### [Exercise]
Search the entries for the line containing "hi = lds_tr16_b64(cQ". Repeat it, then every line after it, exactly through the final line.
====== Supplied data ======
template <int NQT>
__global__ __launch_bounds__(512) void p5_attn_bwd_dkv_head_kernel(P5AttnArgs a) {
  using T = bf16;
  using C = AttnC<T>;
  constexpr int LQ = NQT * 16, NT = 512, NP = LQ * 8 / NT;
  static_assert(NQT == 16 || NQT == 32, "whole-head attention backward: 256 or 512 query slots");
  __shared__ __attribute__((aligned(16))) char tQ[LQ * 128];
  __shared__ __attribute__((aligned(16))) char tDO[LQ * 128];
  __shared__ __attribute__((aligned(16))) char pbuf[8 * 16 * C::TS];
  constexpr int PADB = 64;
  __shared__ float sbias[PADB + 1024];
  __shared__ __attribute__((aligned(16))) float slse[LQ];
  __shared__ __attribute__((aligned(16))) float sD[LQ];

  const int tid = threadIdx.x, lane = tid & 63, wave = tid >> 6, g = lane >> 4, li = lane & 15;
  const int b = blockIdx.x / a.H, h = blockIdx.x % a.H;
  const T* Q = (const T*)a.Q + (size_t)b * a.Lq * a.ldq + h * 64;
  const T* K = (const T*)a.K + (size_t)b * a.Lk * a.ldk + h * 64;
  const T* V = (const T*)a.V + (size_t)b * a.Lk * a.ldv + h * 64;
  const T* dO = (const T*)a.dO + (size_t)b * a.Lq * a.lddo + h * 64;
  const int nrel = a.Lq + a.Lk - 1;
  {
    u32x4 rq[NP], rd[NP];
#pragma unroll
    for (int i = 0; i < NP; ++i) {
      const int p = tid + i * NT, row = p >> 3, pc = p & 7;
      rq[i] = row < a.Lq ? ld16(Q + (size_t)row * a.ldq + pc * 8) : zero16();
    }
#pragma unroll
    for (int i = 0; i < NP; ++i) {
      const int p = tid + i * NT, row = p >> 3, pc = p & 7;
      rd[i] = row < a.Lq ? ld16(dO + (size_t)row * a.lddo + pc * 8) : zero16();
    }
    for (int i = tid; i < PADB + 1023; i += NT) {
      const int j = i - PADB;
      sbias[i] = (a.rel_table && j >= 0 && j < nrel) ? P5_LOG2E * a.rel_table[a.bucket_lut[j - (a.Lq - 1) + a.lut_half] * a.H + h] : 0.f;
    }
    for (int i = tid; i < LQ; i += NT) {
      slse[i] = i < a.Lq ? P5_LOG2E * attn_bwd_row_lse(a.lse[((size_t)b * a.H + h) * a.Lq + i]) : 0.f;
      sD[i] = i < a.Lq ? a.Dvec[((size_t)b * a.H + h) * a.Lq + i] : 0.f;
    }
#pragma unroll
    for (int i = 0; i < NP; ++i) {
      const int p = tid + i * NT, row = p >> 3, pc = p & 7;
      st16(tQ + row * 128 + ((pc ^ ((row >> 1) & 7)) << 4), rq[i]);
      st16(tDO + row * 128 + ((pc ^ ((row >> 1) & 7)) << 4), rd[i]);
    }
  }
  u32x4 kn[2], vn[2];
  bool kok_n;
  {
    const int krow = wave * 16 + li;
#pragma unroll
    for (int c = 0; c < 2; ++c) {
      kn[c] = krow < a.Lk ? ld16(K + (size_t)krow * a.ldk + c * 32 + g * 8) : zero16();
      vn[c] = krow < a.Lk ? ld16(V + (size_t)krow * a.ldv + c * 32 + g * 8) : zero16();
    }
    kok_n = krow < a.Lk && (!a.kmask || a.kmask[(size_t)b * a.Lk + krow] != 0);
  }
  __syncthreads();

  const bool causal = a.causal != 0;
  const bool do_drop = a.drop.state != nullptr && a.drop.thr != 0;
  const bool use_bits = do_drop && a.keep_bits != nullptr;
  const uint32_t seed = p5_seed(a.drop);
  const int ksw = (li >> 1) & 7;
  const int koff0 = li * 128 + (((0 + g) ^ ksw) << 4), koff1 = li * 128 + (((4 + g) ^ ksw) << 4);
  const int trow = g * 4 + (li >> 2), tsw = (g * 2 + (li >> 3)) & 7;
  char* pw = pbuf + wave * 16 * C::TS;
  const int nqc = (a.Lq + 63) / 64;
  for (int k0 = wave * 16; k0 < a.Lk; k0 += 128) {
    const u32x4 kf0 = kn[0], kf1 = kn[1], vf0 = vn[0], vf1 = vn[1];
    const bool kok = kok_n;
    const int kj = k0 + li;
    if (k0 + 128 < a.Lk) {
      const int krow = k0 + 128 + li;
#pragma unroll
      for (int c = 0; c < 2; ++c) {
        kn[c] = krow < a.Lk ? ld16(K + (size_t)krow * a.ldk + c * 32 + g * 8) : zero16();
        vn[c] = krow < a.Lk ? ld16(V + (size_t)krow * a.ldv + c * 32 + g * 8) : zero16();
      }
      kok_n = krow < a.Lk && (!a.kmask || a.kmask[(size_t)b * a.Lk + krow] != 0);
    }
    const uint32_t headbase = (uint32_t)((((size_t)b * a.H + h) * a.Lq) * a.Lk) + (uint32_t)kj;
    const char* kpk = use_bits ? (const char*)(a.keep_bits + ((size_t)b * a.H + h) * ((a.Lq + 15) / 16) * 256) +
                                     ((((kj >> 3) & 1) * 128 + (kj >> 4) * 4 + (kj & 3)) * 4 + ((kj >> 2) & 1) * 2) : nullptr;
    f32x4 dk[4], dv[4];
#pragma unroll
    for (int dt = 0; dt < 4; ++dt) { dk[dt] = (f32x4){0.f, 0.f, 0.f, 0.f}; dv[dt] = (f32x4){0.f, 0.f, 0.f, 0.f}; }
    unsigned pcn[4] = {0u, 0u, 0u, 0u};
    if (use_bits) {
#pragma unroll
      for (int t = 0; t < 4; ++t) pcn[t] = t * 16 < a.Lq ? *(const unsigned short*)(kpk + (size_t)t * 1024) : 0u;
    }
    for (int qc = 0; qc < nqc; ++qc) {
      const char* cQ = tQ + qc * 64 * 128;
      const char* cD = tDO + qc * 64 * 128;
      float pv[4][4], dsv[4][4];
      const unsigned pcc[4] = {pcn[0], pcn[1], pcn[2], pcn[3]};
      if (use_bits && (qc + 1) * 64 < a.Lq) {
#pragma unroll
        for (int t = 0; t < 4; ++t) pcn[t] = ((qc + 1) * 4 + t) * 16 < a.Lq ? *(const unsigned short*)(kpk + (size_t)((qc + 1) * 4 + t) * 1024) : 0u;
      }
      const bool plain = !causal && (qc + 1) * 64 <= a.Lq;
      auto tiles = [&](auto plain_c, auto mode_c) {
        constexpr bool PLAIN = decltype(plain_c)::value;
        constexpr int MODE = decltype(mode_c)::value;
#pragma unroll
        for (int t = 0; t < 4; ++t) {
          f32x4 sacc = {0.f, 0.f, 0.f, 0.f}, dpacc = {0.f, 0.f, 0.f, 0.f};
          mma16<T>(sacc, ld16(cQ + t * 2048 + koff0), kf0);
          mma16<T>(sacc, ld16(cQ + t * 2048 + koff1), kf1);
          mma16<T>(dpacc, ld16(cD + t * 2048 + koff0), vf0);
          mma16<T>(dpacc, ld16(cD + t * 2048 + koff1), vf1);
          const int qb = qc * 64 + t * 16 + g * 4;
          const f32x4 ls = *(const f32x4*)(slse + qb), dd = *(const f32x4*)(sD + qb);
          const float* pbq = sbias + (PADB + kj - qb + a.Lq - 4);
          const float bias[4] = {pbq[3], pbq[2], pbq[1], pbq[0]};
          const uint32_t tbase = headbase + (uint32_t)qb * (uint32_t)a.Lk;
          float mk[4] = {1.f, 1.f, 1.f, 1.f};
          if constexpr (MODE == 1) {
            const unsigned piece = pcc[t] >> (g * 4);
#pragma unroll
            for (int r = 0; r < 4; ++r) mk[r] = ((piece >> r) & 1u) ? a.drop.scale : 0.f;
          } else if constexpr (MODE == 2) {
#pragma unroll
            for (int r = 0; r < 4; ++r) mk[r] = p5_keep(seed, a.drop.site_key, tbase + (uint32_t)r * (uint32_t)a.Lk, a.drop.thr) ? a.drop.scale : 0.f;
          }
#pragma unroll
          for (int r = 0; r < 4; ++r) {
            const int qi = qb + r;
            const bool ok = PLAIN ? kok : (kok & (qi < a.Lq) & !(causal & (kj > qi)));
            float ex = fmaf(sacc[r], P5_LOG2E, bias[r] - ls[r]);
            ex = ok ? ex : P5_NEG_INF;
            const float p = p5_exp2(ex);
            pv[t][r] = p * mk[r];
            dsv[t][r] = p * (dpacc[r] * mk[r] - dd[r]);
          }
        }
      };
      if (use_bits) { if (plain) tiles(AttnBool<true>(), P5EpiTagA<1>()); else tiles(AttnBool<false>(), P5EpiTagA<1>()); }
      else if (do_drop) { if (plain) tiles(AttnBool<true>(), P5EpiTagA<2>()); else tiles(AttnBool<false>(), P5EpiTagA<2>()); }
      else { if (plain) tiles(AttnBool<true>(), P5EpiTagA<0>()); else tiles(AttnBool<false>(), P5EpiTagA<0>()); }
#pragma unroll
      for (int u = 0; u < 2; ++u) {
        const float p8[8] = {pv[2 * u][0], pv[2 * u][1], pv[2 * u][2], pv[2 * u][3], pv[2 * u + 1][0], pv[2 * u + 1][1], pv[2 * u + 1][2], pv[2 * u + 1][3]};
        const float d8[8] = {dsv[2 * u][0], dsv[2 * u][1], dsv[2 * u][2], dsv[2 * u][3], dsv[2 * u + 1][0], dsv[2 * u + 1][1], dsv[2 * u + 1][2], dsv[2 * u + 1][3]};
        const u32x4 pa = pack16<T>(p8), sa = pack16<T>(d8);
#pragma unroll
        for (int dt = 0; dt < 4; ++dt) {
          const int off = (u * 32 + trow) * 128 + (((dt * 2 + ((li >> 1) & 1)) ^ tsw) << 4) + (li & 1) * 8;
          u32x2 lo = lds_tr16_b64(cD + off), hi = lds_tr16_b64(cD + off + 16 * 128);
          u32x4 f;
          f[0] = lo[0]; f[1] = lo[1]; f[2] = hi[0]; f[3] = hi[1];
          mma16<T>(dv[dt], pa, f);
          lo = lds_tr16_b64(cQ + off);
          hi = lds_tr16_b64(cQ + off + 16 * 128);
          f[0] = lo[0]; f[1] = lo[1]; f[2] = hi[0]; f[3] = hi[1];
          mma16<T>(dk[dt], sa, f);
        }
      }
    }
    const float one[4] = {1.f, 1.f, 1.f, 1.f};
    wave_store_16x64<T>((T*)a.dK + (size_t)b * a.Lk * a.lddk + h * 64, a.lddk, k0, a.Lk, dk, one, pw, lane);
    wave_store_16x64<T>((T*)a.dV + (size_t)b * a.Lk * a.lddv + h * 64, a.lddv, k0, a.Lk, dv, one, pw, lane);
  }
}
======
### [Result]
          hi = lds_tr16_b64(cQ + off + 16 * 128);
          f[0] = lo[0]; f[1] = lo[1]; f[2] = hi[0]; f[3] = hi[1];
          mma16<T>(dk[dt], sa, f);
        }
      }
    }
    const float one[4] = {1.f, 1.f, 1.f, 1.f};
    wave_store_16x64<T>((T*)a.dK + (size_t)b * a.Lk * a.lddk + h * 64, a.lddk, k0, a.Lk, dk, one, pw, lane);
    wave_store_16x64<T>((T*)a.dV + (size_t)b * a.Lk * a.lddv + h * 64, a.lddv, k0, a.Lk, dv, one, pw, lane);
  }
}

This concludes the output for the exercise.